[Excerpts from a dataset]

_ _ _ _

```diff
@@ -177,8 +179,12 @@
         a.oidx = h->ordval.p;
         a.ep0 = h->ordval.p + 2 * B;
         a.pstat = h->ordval.p + pstat_at;
-        order_key_layers(h, B, a.top, a);
-        a.order_chunk = h->search_order_map == 0 ? (B + 7) / 8 : 0;
+        const OrderKey ok = order_key_layers(h, B, a.top);
+        a.key_top = ok.top;
+        a.key_n = ok.n;
+        a.key_id_bits = ok.id_bits;
+        a.key_hash = ok.hash;
+        a.order_chunk = h->search_order_map == 0 ? xcd_chunk_of(B) : 0;
     }
     if (c.timing) HIPCHK(h, hipEventRecord(h->ev0, s));
     int lr = 0;
```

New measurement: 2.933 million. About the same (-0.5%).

_ _ _ _

Try it: Find every line above where the word "ordval" occurs, and copy that line.

Written answer:
         a.oidx = h->ordval.p;
         a.ep0 = h->ordval.p + 2 * B;
         a.pstat = h->ordval.p + pstat_at;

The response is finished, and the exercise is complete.